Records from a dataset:
## Re-enter window certification after DP blocks return to identity predecessors

After a failed certification, the pipelined window DP now watches for a block whose predecessors are all the immediately preceding column. When it sees one, it leaves the pipeline and re-runs the certification from that block, up to eight times per window, so the remaining exact DP can be skipped. The certify serial prefix loop is also unrolled by eight, and the default certify trigger is loosened so it fires when the previous round removed under 20% of candidates instead of under 1%. New counters record recheck starts, rechecks reaching the end, and blocks computed after a failure. The costs are extra warp votes, an extra barrier check per block, pipeline restarts, and running certification on more rounds where it may fail.

```diff
diff --git a/include/pasio_b200.h b/include/pasio_b200.h
--- a/include/pasio_b200.h
+++ b/include/pasio_b200.h
@@ -72,6 +72,7 @@
                 int64_t *n_in, int64_t *n_out, int64_t *cells);
 int pasio_round_stats(const pasio_ctx *ctx, int64_t *cells, int64_t *cells_skipped);
 int pasio_round_certify_stats(const pasio_ctx *ctx, int64_t *passed, int64_t *fell_back, int64_t *resume_rows_sum);
+int pasio_round_recheck_stats(const pasio_ctx *ctx, int64_t *started, int64_t *reached_end, int64_t *blocks_after_fail);
 int pasio_exact_task_plan(int64_t n_candidates, int lag, int nblock, int32_t *triples, int64_t cap, int64_t *n_tasks);
 int pasio_upload_stats(const pasio_ctx *ctx, int64_t *wire_bytes);
 int pasio_set_tuning(pasio_ctx *ctx, int key, int value);
diff --git a/pasio_b200/_native.py b/pasio_b200/_native.py
--- a/pasio_b200/_native.py
+++ b/pasio_b200/_native.py
@@ -42,6 +42,7 @@
     'pasio_round': (ctypes.c_int, [_vp, _i64, _i64, ctypes.c_int, _i64p, _i64p, _i64p]),
     'pasio_round_stats': (ctypes.c_int, [_vp, _i64p, _i64p]),
     'pasio_round_certify_stats': (ctypes.c_int, [_vp, _i64p, _i64p, _i64p]),
+    'pasio_round_recheck_stats': (ctypes.c_int, [_vp, _i64p, _i64p, _i64p]),
     'pasio_exact_task_plan': (ctypes.c_int, [_i64, ctypes.c_int, ctypes.c_int, ctypes.POINTER(ctypes.c_int32), _i64, _i64p]),
     'pasio_upload_stats': (ctypes.c_int, [_vp, _i64p]),
     'pasio_set_tuning': (ctypes.c_int, [_vp, ctypes.c_int, ctypes.c_int]),
@@ -400,6 +401,11 @@
         self._check(self.lib.pasio_round_certify_stats(self.ctx, ctypes.byref(a), ctypes.byref(b), ctypes.byref(c)))
         return a.value, b.value, c.value
 
+    def round_recheck_stats(self):
+        a, b, c = _i64(0), _i64(0), _i64(0)
+        self._check(self.lib.pasio_round_recheck_stats(self.ctx, ctypes.byref(a), ctypes.byref(b), ctypes.byref(c)))
+        return a.value, b.value, c.value
+
     def rounds(self, window_size, window_shift, constraint, num_rounds=None, first=None):
         n, _, _ = self.info()
         limit = max(1, n if num_rounds is None else num_rounds)
diff --git a/pasio_b200/csrc/api.cu b/pasio_b200/csrc/api.cu
--- a/pasio_b200/csrc/api.cu
+++ b/pasio_b200/csrc/api.cu
@@ -410,13 +410,13 @@
         cudaEventCreateWithFlags(&ctx->ev_lx1, cudaEventDisableTiming) != cudaSuccess ||
         cudaEventCreateWithFlags(&ctx->ev_fork, cudaEventDisableTiming) != cudaSuccess ||
         cudaEventCreateWithFlags(&ctx->ev_join, cudaEventDisableTiming) != cudaSuccess ||
-        cudaMallocHost((void **)&ctx->h_scalars, 20 * sizeof(i64)) != cudaSuccess ||
-        pasio_reserve(ctx, ctx->scalars, 20 * sizeof(i64)) != PASIO_OK) {
+        cudaMallocHost((void **)&ctx->h_scalars, 24 * sizeof(i64)) != cudaSuccess ||
+        pasio_reserve(ctx, ctx->scalars, 24 * sizeof(i64)) != PASIO_OK) {
         g_create_error = "context allocation failed: " + ctx->err;
         delete ctx;
         return PASIO_E_CUDA;
     }
-    memset(ctx->h_scalars, 0, 20 * sizeof(i64));
+    memset(ctx->h_scalars, 0, 24 * sizeof(i64));
     auto env_int = [](const char *name, int dflt) { const char *v = getenv(name); return v ? atoi(v) : dflt; };
     ctx->tune[PASIO_TUNE_WINDOW_PRUNE] = env_int("PASIO_WD_PRUNE", 1);
     ctx->tune[PASIO_TUNE_WINDOW_PHASES] = env_int("PASIO_WD_PHASES", 1);
@@ -847,11 +847,11 @@
     i64 m_new = 0;
     PASIO_TRY(launch_compact_keepbits(ctx, nxt, &m_new));
     PASIO_TRY(d2h(ctx, ctx->h_scalars + 10, ctx->scalars.as<i64>() + 10, 24));
-    PASIO_TRY(d2h(ctx, ctx->h_scalars + 16, ctx->scalars.as<i64>() + 16, 24));
+    PASIO_TRY(d2h(ctx, ctx->h_scalars + 16, ctx->scalars.as<i64>() + 16, 48));
     if (cells) *cells = ctx->h_scalars[10];
     ctx->last_cells = ctx->h_scalars[10];
     ctx->last_cells_skipped = ctx->h_scalars[12];
-    for (int k = 0; k < 3; ++k) ctx->last_certify[k] = ctx->h_scalars[16 + k];
+    for (int k = 0; k < 6; ++k) ctx->last_certify[k] = ctx->h_scalars[16 + k];
     ctx->prev_round_in = ctx->m;
     ctx->prev_round_out = m_new;
     ctx->cur = nxt;
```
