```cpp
int ptr_debug_sample_bsdf(const PtrMaterial* material, const PtrSettings* settings, const float* in, const uint32_t* front_face,
                          const uint32_t* rng_states, uint64_t n, float* out, uint32_t* out_states, char* err, size_t err_cap) {
    const bool argsOk = material && settings && ((in && front_face && rng_states && out && out_states) || !n);
    return deviceCall("ptr_debug_sample_bsdf", nullptr, argsOk, err, err_cap, [&] {
        BsdfProbe probe(*material, *settings);
        DeviceBuffer<float> din, dout;
        DeviceBuffer<uint32_t> dfront, drng, drngOut;
        din.upload(in, n * 9);
        dfront.upload(front_face, n);
        drng.upload(rng_states, n);
        dout.ensure(n * 8);
        drngOut.ensure(n);
        launchDebugSampleBsdf(probe.material.ptr, probe.rp, din.ptr, dfront.ptr, drng.ptr, n, dout.ptr, drngOut.ptr, nullptr);
        dout.download(out, n * 8);
        drngOut.download(out_states, n);
    });
}

int ptr_debug_sample_lobes(const PtrMaterial* material, const PtrSettings* settings, const float* in, const uint32_t* front_face,
                           const uint32_t* rng_states, uint64_t n, float* out, float* out_sample, uint32_t* out_states, float* env_roughness,
                           char* err, size_t err_cap) {
    const bool argsOk = material && settings && ((in && front_face && rng_states) || !n);
    return deviceCall("ptr_debug_sample_lobes", nullptr, argsOk, err, err_cap, [&] {
        BsdfProbe probe(*material, *settings);
        DeviceBuffer<float> din, dout, dsample;
        DeviceBuffer<uint32_t> dfront, drng, drngOut;
        din.upload(in, n * 9);
        dfront.upload(front_face, n);
        drng.upload(rng_states, n);
        dout.ensure(n * 3 + 1);
        dsample.ensure(n * 8);
        drngOut.ensure(n);
        if (n > 0) {
            launchDebugSampleLobes(probe.material.ptr, probe.rp, din.ptr, dfront.ptr, drng.ptr, n, dout.ptr, dsample.ptr, drngOut.ptr, nullptr);
        } else {
            HIP_CHECK(hipMemset(dout.ptr, 0, sizeof(float)));
        }
        std::vector<float> o(n * 3 + 1, 0.0f);
        dout.download(o.data(), o.size());
        if (out) std::memcpy(out, o.data(), n * 3 * sizeof(float));
        if (env_roughness) *env_roughness = o[n * 3];
        if (out_sample) dsample.download(out_sample, n * 8);
        if (out_states) drngOut.download(out_states, n);
    });
}

int ptr_debug_env_lookup(PtrDeviceScene* scene, const PtrSettings* settings, const float* in, uint64_t n, float* out, char* err, size_t err_cap) {
    return deviceCall("ptr_debug_env_lookup", scene, scene && settings && (in || !n) && (out || !n), err, err_cap, [&] {
        if (scene->view.envWidth == 0u) throw HipError{"ptr_debug_env_lookup: the scene has no environment map"};
        ensureEnvMips(*scene);
        if (n == 0) return;
        RenderParams rp;
        fillRenderParams(*settings, 1, rp);
        const EnvLodView env{scene->envMips.ptr, nullptr, scene->envMipLevels, 0u};
// ... 134 lines not shown
```

### metal-pathtracer-arm64_amd/csrc/host/device_scene.h

```cpp
#pragma once

#include <hip/hip_runtime.h>

#include <cstdio>
#include <cstring>
#include <exception>
#include <functional>
#include <memory>
#include <string>
#include <vector>

#include "../kernels/device_types.h"
#include "../kernels/launch.h"
#include "env_importance_sampler.h"
#include "geometry_cache.h"
#include "ptr_abi.h"

namespace ptrhost {

struct HipError {
    std::string message;
};

#define HIP_CHECK(expr)                                                                                     \
    do {                                                                                                    \
        hipError_t _e = (expr);                                                                             \
        if (_e != hipSuccess) {                                                                             \
            throw ptrhost::HipError{std::string(#expr) + ": " + hipGetErrorString(_e)};                     \
        }                                                                                                   \
    } while (0)

inline void setErr(char* err, size_t cap, const std::string& msg) {
    if (err && cap > 0) std::snprintf(err, cap, "%s", msg.c_str());
}

#define PTR_CATCH_ALL(err, cap)                                                                             \
    catch (const ptrhost::HipError& e) {                                                                    \
        ptrhost::setErr(err, cap, e.message);                                                               \
        return 1;                                                                                           \
    }                                                                                                       \
    catch (const std::exception& e) {                                                                       \
        ptrhost::setErr(err, cap, std::string("exception: ") + e.what());                                   \
        return 1;                                                                                           \
    }                                                                                                       \
    catch (...) {                                                                                           \
        ptrhost::setErr(err, cap, "unknown exception");                                                     \
        return 1;                                                                                           \
    }

template <typename T>
struct DeviceBuffer {
    T* ptr = nullptr;
    size_t count = 0;
    DeviceBuffer() = default;
    DeviceBuffer(const DeviceBuffer&) = delete;
    DeviceBuffer& operator=(const DeviceBuffer&) = delete;
    ~DeviceBuffer() { release(); }
    void release() {
        if (ptr) (void)hipFree(ptr);
        ptr = nullptr;
        count = 0;
    }
    void ensure(size_t n) {
        if (n <= count && ptr) return;
        release();
        if (n == 0) n = 1;
        HIP_CHECK(hipMalloc(reinterpret_cast<void**>(&ptr), n * sizeof(T)));
        count = n;
    }
    void upload(const T* src, size_t n) {
        ensure(n);
        if (n) HIP_CHECK(hipMemcpy(ptr, src, n * sizeof(T), hipMemcpyHostToDevice));
    }
    void download(T* dst, size_t n) const {
        if (n) HIP_CHECK(hipMemcpy(dst, ptr, n * sizeof(T), hipMemcpyDeviceToHost));
    }
};

inline float bitsToFloat(uint32_t u) {
    float f;
    std::memcpy(&f, &u, 4);
    return f;
}

}

#include "adaptive_state.h"

using ptrhost::DeviceBuffer;

namespace ptrhost {

struct DynamicScene {
    DeviceBuffer<float4> objPos, objNrm, objTan;
    DeviceBuffer<float4> triBounds, sphereBounds;
    DeviceBuffer<float4> boxes;
    DeviceBuffer<uint32_t> meshTris, schedule, wideSource;
    DeviceBuffer<float4> meshTable;
    std::vector<uint32_t> meshTriOffsets, levelOffsets;
    std::vector<uint8_t> meshHasTangents;
    uint32_t nodeCount = 0, wideCount = 0, triCount = 0, sphereCount = 0;
    bool textured = false;
    float meanPrimExtent = 0.0f;
    hipEvent_t events[5] = {nullptr, nullptr, nullptr, nullptr, nullptr};
    float4* rootBox = nullptr;
    ~DynamicScene() {
        for (hipEvent_t e : events) {
            if (e) (void)hipEventDestroy(e);
        }
        if (rootBox) (void)hipHostFree(rootBox);
    }
};

}

struct PtrDeviceScene {
    int device = 0;
    DeviceBuffer<uint4> qnodes;
    DeviceBuffer<uint4> wnodes;
    DeviceBuffer<float4> nodes, tris, triNormals, spheres, materials, rects, rectLights, envRgba;
    DeviceBuffer<uint2> sphereInfo;
    DeviceBuffer<int32_t> lightIndexByRect;
    DeviceBuffer<float2> envCond, envMarg, cone;
    DeviceBuffer<float4> triUv, triTangent, texels, materialTex;
    DeviceBuffer<uint4> texInfo;
    DeviceBuffer<float> envPdf;
    DeviceBuffer<float4> envMips;
    uint32_t envMipLevels = 0;
    ptrk::SceneView view{};
    std::unique_ptr<ptrhost::DynamicScene> dynamic;
    uint64_t info[8] = {0};
    double uploadSeconds = 0.0;
    double timings[4] = {0.0, 0.0, 0.0, 0.0};
    uint64_t deviceTotalBytes = 0;
    bool hasRandomWalkMaterial = false;

    DeviceBuffer<float4> state, recBuf, itemAccum;
    DeviceBuffer<float2> hit;
    DeviceBuffer<uint32_t> flushItem, signature, tailList, tailWords;
    DeviceBuffer<uint32_t> connectList, connectCounts;
    DeviceBuffer<uint32_t> busyLists, busyCounts;
    uint64_t tailBelow = 512ull << 10;
    uint64_t poolSlots = 32ull << 20;
    uint32_t poolGroups = 0;
    bool connectOverlap = true;
    uint32_t maxPoolGroups() const { return poolGroups ? poolGroups : 4u; }
    uint32_t feederChunk = 256;
    std::vector<hipStream_t> groupStreams;
    std::vector<hipEvent_t> groupEvents;
    std::vector<hipStream_t> sideStreams;
    std::vector<hipEvent_t> sideEvents;
    int refillBelow = 40;
    uint32_t spillLevels = 0;
    uint32_t wideDepth = 0;
    DeviceBuffer<uint4> medium;
    DeviceBuffer<float> envLod;
    DeviceBuffer<uint32_t> scalars, pixelOfLocal, spill;
    DeviceBuffer<uint2> itemReserve;
    DeviceBuffer<uint32_t> itemHeads, zeros;
    DeviceBuffer<uint64_t> counters;
    DeviceBuffer<float> outBands;
    DeviceBuffer<float> covBands;
    DeviceBuffer<float4> covMean;
    ptrhost::AdaptiveStore adaptive;
    DeviceBuffer<float> adaptiveOut;
    DeviceBuffer<float4> rayBatch;
    DeviceBuffer<PtrHit> hitBatch;
    uint32_t* pinnedAlive = nullptr;
    uint32_t traceGrid = 0;
    uint32_t traceGridHalf = 0;
    uint32_t cachedW = 0, cachedH = 0, cachedPart = 0, cachedParts = 0, cachedLocalPixels = 0;

    ~PtrDeviceScene() {
        if (pinnedAlive) (void)hipHostFree(pinnedAlive);
        for (hipStream_t st : groupStreams) (void)hipStreamDestroy(st);
        for (hipEvent_t e : groupEvents) (void)hipEventDestroy(e);
        for (hipStream_t st : sideStreams) (void)hipStreamDestroy(st);
        for (hipEvent_t e : sideEvents) (void)hipEventDestroy(e);
    }
};

namespace ptrhost {

void compactMaterial(const PtrMaterial& m, std::vector<float>& out);
void appendTextureWithMips(const PtrTexture& t, std::vector<float>& texels, std::vector<uint32_t>& info);
double ensureEnvMips(PtrDeviceScene& ds);
void fillRenderParams(const PtrSettings& s, uint32_t spp, ptrk::RenderParams& rp);
ptrk::LaunchConfig coldLaunchConfig(const PtrDeviceScene& ds);
void renderBands(PtrDeviceScene& ds, const PtrSettings& settings, uint32_t spp, uint32_t part, uint32_t parts, float* dOut, hipStream_t stream,
                 int mode, PtrRenderStats* stats, float* dCov = nullptr);
uint32_t framePasses(const PtrDeviceScene& ds, const PtrSettings& settings, uint32_t spp);
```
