+        const unsigned vo_ = (unsigned)max(lc, m_iss) * (unsigned)sizeof(double2);                                                        \
+        const unsigned so_ = (unsigned)st_iss * stage_bytes;                                                                              \
+        _Pragma("unroll") for (int j_ = 0; j_ < CL1_LPW; ++j_)                                                                            \
+            if (j_ < lpw) cl_glds16(rp[j_] + rb_, vo_, rl[j_] + so_);                                                                     \
+        m_iss += mstride; ++k_iss;                                                                                                        \
+        if (++st_iss == nst) st_iss = 0;                                                                                                  \
+    } while (0)
+    while (k_iss < nst - 1 && k_iss < nk) HX_CL_ISSUE();
+    int m = mfirst, st = 0, k = 0;
+#define HX_CL_STEP(M0)                                                                                                                    \
+    do {                                                                                                                                  \
+                                       \
+        cl_wait_loads(min(nst - 2, nk - 1 - k) * lpw);                                                                                    \
+        asm volatile("s_waitcnt lgkmcnt(0)" ::: "memory");      \
+        __builtin_amdgcn_s_barrier();                                                                                                     \
+        if (k_iss < nk) HX_CL_ISSUE();                                                                 \
+        if (m <= l && l <= lmax_out) {                                                                                                    \
+            const double2 *ls_ = reinterpret_cast<const double2 *>(cl_lds + (unsigned)st * stage_bytes) + lane;                           \
+                           \
+            cl_tile_order<M0>(ls_ + sa0 * CL_LB, ls_ + sb0 * CL_LB, M0 ? one : two, acc0);                                                \
+            __builtin_amdgcn_sched_barrier(0);                                                                                            \
+            cl_tile_order<M0>(ls_ + sa1 * CL_LB, ls_ + sb1 * CL_LB, M0 ? one : two, acc1);                                                \
+            __builtin_amdgcn_sched_barrier(0);                                                                                            \
+        }                                                                                                                                 \
+        if (++st == nst) st = 0;                                                                                                          \
+        ++k; m += mstride;                                                                                                                \
+    } while (0)
+    if (nk > 0 && mfirst == 0) HX_CL_STEP(true);
+    while (k < nk) HX_CL_STEP(false);
+#undef HX_CL_STEP
+#undef HX_CL_ISSUE
+    if (l <= lmax_out) {
+        double *dst = part + (long long)ms * part_stride + l;
+        if (have0) {
+#pragma unroll
+            for (int t = 0; t < CL_T * CL_T; ++t) {
+                const int o = t0->out[t];
+                if (o >= 0) dst[(long long)o * (lmax_out + 1)] = acc0[t];
+            }
+        }
+        if (have1) {
+#pragma unroll
+            for (int t = 0; t < CL_T * CL_T; ++t) {
+                const int o = t1->out[t];
+                if (o >= 0) dst[(long long)o * (lmax_out + 1)] = acc1[t];
+            }
+        }
+    }
+}
+
 __global__ __launch_bounds__(256) void k_alm2cl_finish(const double *__restrict__ part, long long part_stride, int nmsplit, long long n, int lmax_out,
                                                         double *__restrict__ cls)
 {
@@ -87,7 +236,7 @@
 
 namespace hx {
 struct Alm2clScratch {
-    DevBuf ptrs, lmax, tiles, part, out;
+    DevBuf ptrs, lmax, tiles, groups, part, out;
 };
 static Alm2clScratch *g_alm2cl_scratch = nullptr;
 static Alm2clScratch &alm2cl_scratch()
@@ -99,7 +248,7 @@
 {
     if (!g_alm2cl_scratch) return;
     g_alm2cl_scratch->ptrs.release(); g_alm2cl_scratch->lmax.release(); g_alm2cl_scratch->tiles.release();
-    g_alm2cl_scratch->part.release(); g_alm2cl_scratch->out.release();
+    g_alm2cl_scratch->groups.release(); g_alm2cl_scratch->part.release(); g_alm2cl_scratch->out.release();
 }
 }
 
@@ -171,11 +320,7 @@
     Alm2clScratch &sc_ = alm2cl_scratch();
     DevBuf &d_ptrs = sc_.ptrs, &d_lmax = sc_.lmax, &d_tiles = sc_.tiles;
     HX_TRY(d_ptrs.alloc(sizeof(void *) * ncomp));
-    HX_TRY(d_lmax.alloc(sizeof(int) * ncomp));
-    HX_TRY(d_tiles.alloc(sizeof(ClTile) * tiles.size()));
     HX_HIP(hipMemcpyAsync(d_ptrs.p, ptrs.data(), sizeof(void *) * ncomp, hipMemcpyHostToDevice, st));
-    HX_HIP(hipMemcpyAsync(d_lmax.p, lmax_i, sizeof(int) * ncomp, hipMemcpyHostToDevice, st));
-    HX_HIP(hipMemcpyAsync(d_tiles.p, tiles.data(), sizeof(ClTile) * tiles.size(), hipMemcpyHostToDevice, st));
     const size_t out_bytes = sizeof(double) * (size_t)npairs * (lmax_out + 1);
     double *out_dev = cls;
     const bool out_on_host = !is_device_ptr(cls);
@@ -192,7 +337,60 @@
     DevBuf &d_part = sc_.part;
     HX_TRY(d_part.alloc(sizeof(double) * (size_t)nout * nmsplit));
     HX_HIP(hipMemsetAsync(d_part.p, 0, sizeof(double) * (size_t)nout * nmsplit, st));
-    {
+    bool once = true;
+    for (int c = 1; c < ncomp; ++c) once = once && lmax_i[c] == lmax_i[0];
+    if (const char *e = getenv("HX_ALM2CL_KERNEL")) once = once && strcmp(e, "tiles") != 0;
+    std::vector<ClOnceGroup> groups;
+    std::vector<ClOnceTile> otiles;
+    if (once) {
+        otiles.resize(tiles.size());
+        int stage_rows = 0;
+        for (size_t t = 0; t < tiles.size();) {
+            ClOnceGroup G;
+            std::vector<int> blks;
+            auto slot = [&blks](int b) { return (int)(std::find(blks.begin(), blks.end(), b) - blks.begin()); };
+            G.tile0 = (int)t;
+            for (; t < tiles.size() && (int)t - G.tile0 < CL1_TILES; ++t) {
+                const int bi = tiles[t].i0 / CL_T, bj = tiles[t].j0 / CL_T;
+                const size_t more = (slot(bi) == (int)blks.size()) + (bj != bi && slot(bj) == (int)blks.size());
+                if (blks.size() + more > (size_t)CL1_BLKS) break;
+                if (slot(bi) == (int)blks.size()) blks.push_back(bi);
+                if (slot(bj) == (int)blks.size()) blks.push_back(bj);
+                otiles[t].sa = slot(bi) * CL_T;
+                otiles[t].sb = slot(bj) * CL_T;
+                std::copy(tiles[t].out, tiles[t].out + CL_T * CL_T, otiles[t].out);
+            }
+            G.ntiles = (int)t - G.tile0;
+            G.nrows = 0;
+            for (int r = 0; r < CL1_ROWS; ++r) G.comp[r] = G.row[r] = 0;
+            for (size_t s = 0; s < blks.size(); ++s)
+                for (int c = blks[s] * CL_T; c < std::min(blks[s] * CL_T + CL_T, ncomp); ++c) {
+                    G.comp[G.nrows] = c;
+                    G.row[G.nrows++] = (int)s * CL_T + (c - blks[s] * CL_T);
+                }
+            stage_rows = std::max(stage_rows, (int)blks.size() * CL_T);
+            groups.push_back(G);
+        }
+        const int nst = std::min(5, CL1_LDS / (stage_rows * CL_LB * (int)sizeof(double2)));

■ Aim of the exercise ■
Pick out and copy the lines of the entries that hold the string "cudaEventCreateWithFlags".

■ Response area ■
         cudaEventCreateWithFlags(&ctx->ev_lx1, cudaEventDisableTiming) != cudaSuccess ||
         cudaEventCreateWithFlags(&ctx->ev_fork, cudaEventDisableTiming) != cudaSuccess ||
         cudaEventCreateWithFlags(&ctx->ev_join, cudaEventDisableTiming) != cudaSuccess ||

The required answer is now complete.